“Fim de ano é correria”.
(Jura? Pra você também?)
Encontros, confraternizações, happy hours… Pipocam eventos de todas as naturezas e por todos os lados.
De repente, não temos mais finais de semana disponíveis até 2045.
Até a trilha sonora das lojas é mais acelerada que o normal, repare. Músicas com cara de elevador dão lugar a trilhas clássicas com tema natalino que nos atiçam o senso de urgência com seus violinos insistentes e flautins agudésimos. A sensação coletiva é de estar no desenho do Papaléguas. Corra! Ho-ho-ho! Chegou o Natal!
Na hora do almoço, vemos grupos de pessoas trocando lembranças e entregando uns aos outros os sorrisos economizados durante o ano inteiro.
Quiçá nós também estejamos preocupados com o presente de amigo-secreto que teremos que comprar para o colega da firma com quem mal trocamos um par de palavras no último semestre.
Isso se não pagamos R$ 49,90 para o site evitar que a gente tire aquele babaca insuportável do quinto andar. Afinal, a tecnologia serve facilitar nossa vida, não é mesmo? Pouco importa se o valor do amigo secreto é R$ 25,00. Investir o dobro para nos livrar de uma situação desagradável é totalmente necessário e justificável num amigo secreto.
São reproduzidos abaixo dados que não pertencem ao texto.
template <bool NT, int TB, int LK, int SZ = 1, bool FLT = false, bool UA = false, bool NIB = false>
__device__ __forceinline__ void tokens_pb8_body(const uint32_t vblock, const int64_t *__restrict__ offsets, const uint8_t *__restrict__ chars,
                                                uint8_t *__restrict__ out, int64_t pitch, uint32_t B, uint32_t P, uint32_t ntb, uint32_t ntt,
                                                uint32_t magic, uint32_t shift, int32_t room, uint32_t packed, uint32_t tt0, const T8Tab &tab,
                                                const T8Rules &rules, const T8Lut &lut) {
    constexpr int TT = 64, STRIDE = TB + 8, PASSES = TB / 64;
    static_assert(TB % 64 == 0 && (STRIDE / 4) % 32 == 2, "tile shape");
    __shared__ __align__(16) uint4 s_rule[2][18];
    __shared__ __align__(16) uint8_t s_lut[LK == 0 ? 256 : 16];
    __shared__ __align__(16) uint8_t s_t[TT * STRIDE];
    const int tid = threadIdx.x, wave = tid >> 6, lane = tid & 63;
    const uint32_t cls = vblock & 7u, i = vblock >> 3;
    const uint32_t quo = (magic ? __umulhi(i, magic) : i) >> shift;
    uint32_t tt = i - quo * ntt, tb = quo * 8u + cls;
    if (UA || (packed & 4u)) {
        const uint32_t per = (ntb + 7u) / 8u;
        tt = quo;
        tb = cls * per + (i - quo * per);
        if (tt >= ntt) return;
    }
    if (tb >= ntb) return;
    const bool tail_pair = (packed & 8u) != 0u && (tt + tt0) == (P - 1u) / TT;
    const bool later = (quo & 1u) != 0u;
    if (tail_pair && !later && tb + 8u < ntb) return;
    const uint32_t bos = packed & 1u, none_v = (packed & 2u) ? 0xFFu : 0u;
    const uint32_t bos_id = (packed >> 8) & 0xFFu;
    const int32_t t0 = static_cast<int32_t>(tt + tt0) * TT;
    const int la = (lane >> 2) & 3, lb = lane & 3;
    const int pc = (la & 1) ? 3 - lb : lb;
    const uint32_t second = (tail_pair && pc >= 2) ? 1u : 0u;
    const uint32_t tbl = later ? tb - 8u * second : tb + 8u * second;

    int64_t o0[PASSES], o1[PASSES];
#pragma unroll
    for (int ps = 0; ps < PASSES; ++ps) {
        const uint32_t b = tbl * TB + ps * 64 + (tid >> 2);
        o0[ps] = offsets[b < B ? b : B];
        o1[ps] = offsets[b + 1 < B ? b + 1 : B];
    }
    int64_t total_chars = offsets[B];
    uint32_t T[8];
#pragma unroll
    for (int q = 0; q < 8; ++q) T[q] = tab.t[q];
    asm volatile("" : "+s"(T[0]), "+s"(T[1]), "+s"(T[2]), "+s"(T[3]), "+s"(T[4]), "+s"(T[5]), "+s"(T[6]), "+s"(T[7]), "+s"(total_chars));
    uint32_t Tv[8], k3210 = 0x03020100u;
#pragma unroll
    for (int q = 0; q < 8; ++q) Tv[q] = T[q];
    asm volatile("" : "+v"(Tv[0]), "+v"(Tv[1]), "+v"(Tv[2]), "+v"(Tv[3]), "+v"(Tv[4]), "+v"(Tv[5]), "+v"(Tv[6]), "+v"(Tv[7]), "+v"(k3210));
    if (tid < 18) {
        s_rule[0][tid] = rules.keep[tid];
        s_rule[1][tid] = rules.cst[tid];
    }
    if constexpr (LK == 0) {
        if (tid >= 64 && tid < 128) reinterpret_cast<uint32_t *>(s_lut)[tid - 64] = lut.w[tid - 64];
    }
    __syncthreads();

    const int32_t j0 = t0 + 16 * (pc - 2 * static_cast<int>(second)) - static_cast<int32_t>(bos);
    u32x4u cw[PASSES];
    int32_t Lr[PASSES];
    bool slow_any = false;
#pragma unroll
    for (int ps = 0; ps < PASSES; ++ps) {
        const uint32_t len = static_cast<uint32_t>(o1[ps] - o0[ps]);
        Lr[ps] = static_cast<int32_t>(len > static_cast<uint32_t>(room) ? static_cast<uint32_t>(room) : len);
        const int64_t a = o0[ps] + j0;
        const bool need = j0 < Lr[ps];
        const bool fast = need && a >= 0 && a + 16 <= total_chars;
        slow_any |= need && !fast;
        cw[ps] = u32x4u{0x41414141u, 0x41414141u, 0x41414141u, 0x41414141u};
        if (fast) cw[ps] = *reinterpret_cast<const u32x4u *>(chars + a);
    }
    if (__builtin_amdgcn_ballot_w64(slow_any) != 0) {
#pragma unroll
        for (int ps = 0; ps < PASSES; ++ps) {
            const int64_t a = o0[ps] + j0;
            if (j0 < Lr[ps] && !(a >= 0 && a + 16 <= total_chars)) {
                uint32_t w[4] = {0, 0, 0, 0};
#pragma unroll 1
                for (int k = 0; k < 16; ++k)
                    if (j0 + k >= 0 && j0 + k < Lr[ps])
                        w[k >> 2] |= static_cast<uint32_t>(chars[a + k]) << (8 * (k & 3));
                cw[ps] = u32x4u{w[0], w[1], w[2], w[3]};
            }
        }
    }

    const uint32_t sel1 = (la & 1) ? 0x03070105u : 0x06020400u;
    const uint32_t sel2 = (la & 2) ? 0x03020706u : 0x05040100u;
    uint8_t *wbase = s_t + (4 * la + pc) * STRIDE + wave * 16 + (lane >> 4) * 4;
#pragma unroll
    for (int ps = 0; ps < PASSES; ++ps) {
        const int32_t dd = Lr[ps] - j0;
        const int32_t idx = (dd < -1 ? -1 : (dd > 16 ? 16 : dd)) + 1;
        const uint4 keep = s_rule[0][idx], cst = s_rule[1][idx];
        const uint32_t in[4] = {cw[ps].x, cw[ps].y, cw[ps].z, cw[ps].w};
        uint32_t w[4];
        if constexpr (LK == 0) {
#pragma unroll
            for (int q = 0; q < 4; ++q)
                w[q] = static_cast<uint32_t>(s_lut[in[q] & 0xFFu]) | (static_cast<uint32_t>(s_lut[(in[q] >> 8) & 0xFFu]) << 8) |
                       (static_cast<uint32_t>(s_lut[(in[q] >> 16) & 0xFFu]) << 16) | (static_cast<uint32_t>(s_lut[in[q] >> 24]) << 24);
        } else {
            uint32_t bad = 0;
#pragma unroll
            for (int q = 0; q < 4; ++q) {
                w[q] = lookup4_perm_v(in[q], Tv, k3210);
                bad |= (in[q] ^ 0x40404040u) & 0xC0C0C0C0u;
            }
            if (__builtin_amdgcn_ballot_w64(bad != 0) != 0) {
#pragma unroll
                for (int q = 0; q < 4; ++q) {
                    const uint32_t m = nonletter_mask(in[q]);
                    w[q] = (w[q] & ~m) | (m & (none_v * 0x01010101u));
                }
            }
        }
        w[0] = (w[0] & keep.x) | cst.x;
        w[1] = (w[1] & keep.y) | cst.y;
        w[2] = (w[2] & keep.z) | cst.z;
        w[3] = (w[3] & keep.w) | cst.w;
        if (j0 < 0) w[0] = (w[0] & ~0xFFu) | bos_id;
#pragma unroll
        for (int q = 0; q < 4; ++q) {
            const int p1 = __builtin_amdgcn_update_dpp(0, static_cast<int>(w[q]), 0x141, 0xF, 0xF, false);
            const uint32_t x = __builtin_amdgcn_perm(static_cast<uint32_t>(p1), w[q], sel1);
            const uint32_t y = static_cast<uint32_t>(__builtin_amdgcn_update_dpp(0, static_cast<int>(x), 0x128, 0xF, 0xF, false));
            const uint32_t tr = __builtin_amdgcn_perm(y, x, sel2);
            *reinterpret_cast<uint32_t *>(wbase + 16 * q * STRIDE + ps * 64) = tr;
        }
    }
    __syncthreads();

    const int64_t ncols = (packed & 2u) ? pitch : static_cast<int64_t>(B);
    constexpr int N = 16 / SZ;
    constexpr int PPR = TB / N;
    static_assert((TT * PPR) % kThreads == 0 && (PPR & (PPR - 1)) == 0, "row walk");
    if constexpr (NIB) {
        static_assert(!NIB || (SZ == 1 && !UA && !FLT), "nibble ids: the raw byte matrix");
        constexpr int PPRN = TB / 32;
        static_assert((TT * PPRN) % kThreads == 0 && (PPRN & (PPRN - 1)) == 0, "row walk");
#pragma unroll
        for (int f0 = 0; f0 < TT * PPRN; f0 += kThreads) {
            const int f = f0 + tid;
            const int rr = f / PPRN, piece = f % PPRN;
            const bool part = tail_pair && (rr & 3) >= 2;
            const int32_t t = t0 + 16 * ((rr & 3) - (part ? 2 : 0)) + (rr >> 2);
            const int64_t col = static_cast<int64_t>(part ? (later ? tb - 8u : tb + 8u) : tb) * TB + piece * 32;
            const uint2 *src = reinterpret_cast<const uint2 *>(s_t + rr * STRIDE + piece * 32);
            uint32_t o[4];
#pragma unroll
            for (int q = 0; q < 4; ++q) {
                const uint2 d = src[q];
                uint32_t lo = d.x & 0x0F0F0F0Fu, hi = d.y & 0x0F0F0F0Fu;
                lo |= lo >> 4;
                hi |= hi >> 4;
                o[q] = __builtin_amdgcn_perm(hi, lo, 0x06040200u);
            }
            if (t < static_cast<int32_t>(P) && col < ncols)
                store16<NT>(out + ((static_cast<int64_t>(t) * pitch + col) >> 1), uint4{o[0], o[1], o[2], o[3]});
        }
    } else if constexpr (!UA) {
#pragma unroll
        for (int f0 = 0; f0 < TT * PPR; f0 += kThreads) {
            const int f = f0 + tid;
            const int rr = f / PPR, piece = f % PPR;
            const bool part = tail_pair && (rr & 3) >= 2;
            const int32_t t = t0 + 16 * ((rr & 3) - (part ? 2 : 0)) + (rr >> 2);
            const int64_t col = static_cast<int64_t>(part ? (later ? tb - 8u : tb + 8u) : tb) * TB + piece * N;
            if (t < static_cast<int32_t>(P) && col < ncols)
                store16<NT>(out + (static_cast<int64_t>(t) * pitch + col) * SZ, widen_tokens<SZ, FLT>(s_t + rr * STRIDE + piece * N));
        }
    } else {
        static_assert(!UA || (SZ <= 2 && !FLT), "unaligned rows: 1- and 2-byte integers");
        constexpr int SLOTS = PPR + 1;
        const int64_t c_tile = static_cast<int64_t>(tb) * TB;
        const int32_t nb = ncols - c_tile < TB ? static_cast<int32_t>(ncols - c_tile) : TB;
        for (int f = tid; f < TT * SLOTS; f += kThreads) {
            const int rr = f / SLOTS, slot = f % SLOTS;
            const int32_t t = t0 + 16 * (rr & 3) + (rr >> 2);
            if (t >= static_cast<int32_t>(P)) continue;
            const int64_t e0 = static_cast<int64_t>(t) * pitch + c_tile;
            const uint32_t mis = static_cast<uint32_t>(reinterpret_cast<uintptr_t>(out) + static_cast<uint64_t>(e0) * SZ) & 15u;
            const int32_t head = static_cast<int32_t>(((16u - mis) & 15u) / SZ);
            const int32_t c0 = slot == 0 ? 0 : head + (slot - 1) * N;
            const int32_t left = nb - c0;
            const int32_t cnt = slot == 0 ? (head < left ? head : left) : (left > N ? N : left);
            if (cnt <= 0) continue;
            const uint8_t *src = s_t + rr * STRIDE + c0;
            uint8_t *dst = out + (e0 + c0) * SZ;
            if (cnt == N) {
                const uint32_t sh = static_cast<uint32_t>(c0) & 7u;
                const uint2 *q = reinterpret_cast<const uint2 *>(src - sh);
                const uint2 q0 = q[0], q1 = q[1];
                uint32_t d0 = q0.x, d1 = q0.y, d2 = q1.x, d3 = q1.y, d4 = 0;
                if constexpr (SZ == 1) {
                    const uint2 q2 = q[2];
                    d4 = q2.x;
                    if (sh & 4u) d0 = d1, d1 = d2, d2 = d3, d3 = d4, d4 = q2.y;
                } else {
                    if (sh & 4u) d0 = d1, d1 = d2, d2 = d3;
                }
                const uint32_t w0 = __builtin_amdgcn_alignbyte(d1, d0, sh & 3u), w1 = __builtin_amdgcn_alignbyte(d2, d1, sh & 3u);
                if constexpr (SZ == 1) {
                    const uint32_t w2 = __builtin_amdgcn_alignbyte(d3, d2, sh & 3u), w3 = __builtin_amdgcn_alignbyte(d4, d3, sh & 3u);
                    store16<NT>(dst, uint4{w0, w1, w2, w3});
                } else {
                    store16<NT>(dst, uint4{__builtin_amdgcn_perm(0u, w0, 0x0c010c00u), __builtin_amdgcn_perm(0u, w0, 0x0c030c02u),
                                           __builtin_amdgcn_perm(0u, w1, 0x0c010c00u), __builtin_amdgcn_perm(0u, w1, 0x0c030c02u)});
                }
            } else {
                for (int k = 0; k < cnt; ++k) {
                    if constexpr (SZ == 1) dst[k] = src[k];
                    else reinterpret_cast<uint16_t *>(dst)[k] = src[k];
                }
            }
        }
    }
}

template <bool NT, int TB, int LK, int SZ = 1, bool FLT = false, bool UA = false, bool NIB = false>
__global__ __launch_bounds__(kThreads) void k_tokens_pb8_fast(const int64_t *__restrict__ offsets, const uint8_t *__restrict__ chars,
                                                              uint8_t *__restrict__ out, int64_t pitch, uint32_t B, uint32_t P,
                                                              uint32_t ntb, uint32_t ntt, uint32_t magic, uint32_t shift, int32_t room,
                                                              uint32_t packed, uint32_t tt0, T8Tab tab, T8Rules rules, T8Lut lut) {
    tokens_pb8_body<NT, TB, LK, SZ, FLT, UA, NIB>(blockIdx.x, offsets, chars, out, pitch, B, P, ntb, ntt, magic, shift, room, packed, tt0, tab, rules, lut);
}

Deviam inventar o “colega-secreto”. Mais apropriado, já que amigo mesmo a gente conta nos dedos. Triste realidade. E o pior é que, nessa sangria desatada de fim de ano, mesmo a esses poucos acabamos não tendo tempo de nos dedicar.
Família? Depois. Precisamos finalizar relatórios anuais importantes para a empresa.
Filhos? Agora não dá, estamos ocupadíssimos com o presente que precisamos comprar pra eles.
Amigos? Ué, sumiram… Devem ter também suas tarefas inadiáveis.
É estranho pensar que negligenciamos aos nossos queridos a presença justamente porque queremos ter recursos para comprar-lhes presentes.
Sim, porque na mesma medida em que nos vemos mais propensos a demonstrar carinho a quem amamos, temos pressa. Como se o mundo – e não apenas o ano – fosse acabar.
Não sobra tempo para o carinho, para o amor, para a presença. Só para ir atrás da lista de presentes ou dos eventos que nos lotam as agendas.
O motivo da pressa? Estão chegando as esperadas festas! Seguidas – para os mais sortudos – das queridas férias. Praia, montanha, sol, vento na cara, churrasco, dormidinha na rede, lagarteio no sofá… Ahhhh, que alegria.
Corremos para descansar. É isso mesmo, produção?
Deixamos que os meses inteirinhos de novembro e dezembro nos escorram pelos dedos para, possivelmente, desfrutarmos dos dois últimos finais de semana do ano ou de uma quinzena de janeiro.
Será que faz sentido “perdemos” tanto tempo acelerados, se não temos sequer a garantia de que estaremos vivos para comer o peru de Natal?
Temos pavor de que as crianças virem porcos-capitalistas-consumistas, mas não gastamos uma hora do nosso dia com elas desenhando um cartão para a vovó. Mais fácil ir ao shopping e deixar que escolham seu próximo objeto plástico de consumo licenciado pela Disney.
Talvez alguns de nós nos surpreendamos quando nossos filhos não quiserem passar o fim de ano em família. Vão viajar com os amigos e, lá sim, encontrarão diversão! Não haveria problema algum nisso, se a motivação da viagem fosse a alegria pela companhia da galera – e não a fuga de um ambiente que não lhes traz boas memórias afetivas.
Que prazer encontram eles na nossa presença? O quanto nos dedicamos a construir boas recordações em família? Será que nós mesmos sabemos valorizar a importância do lar?
Aos amigos, restar-nos-á enviar um spam de “Feliz Natal” via Whats, no dia 24. Depois que tivermos enchido a pança e nada melhor tivermos para fazer ao som do rei Roberto Carlos, claro. São tantas emoções…
Se estamos mais ocupados com os presentes – e não com a presença – talvez seja esse o legado que deixaremos: relações descartáveis como os papéis de presente rasgados pela sala.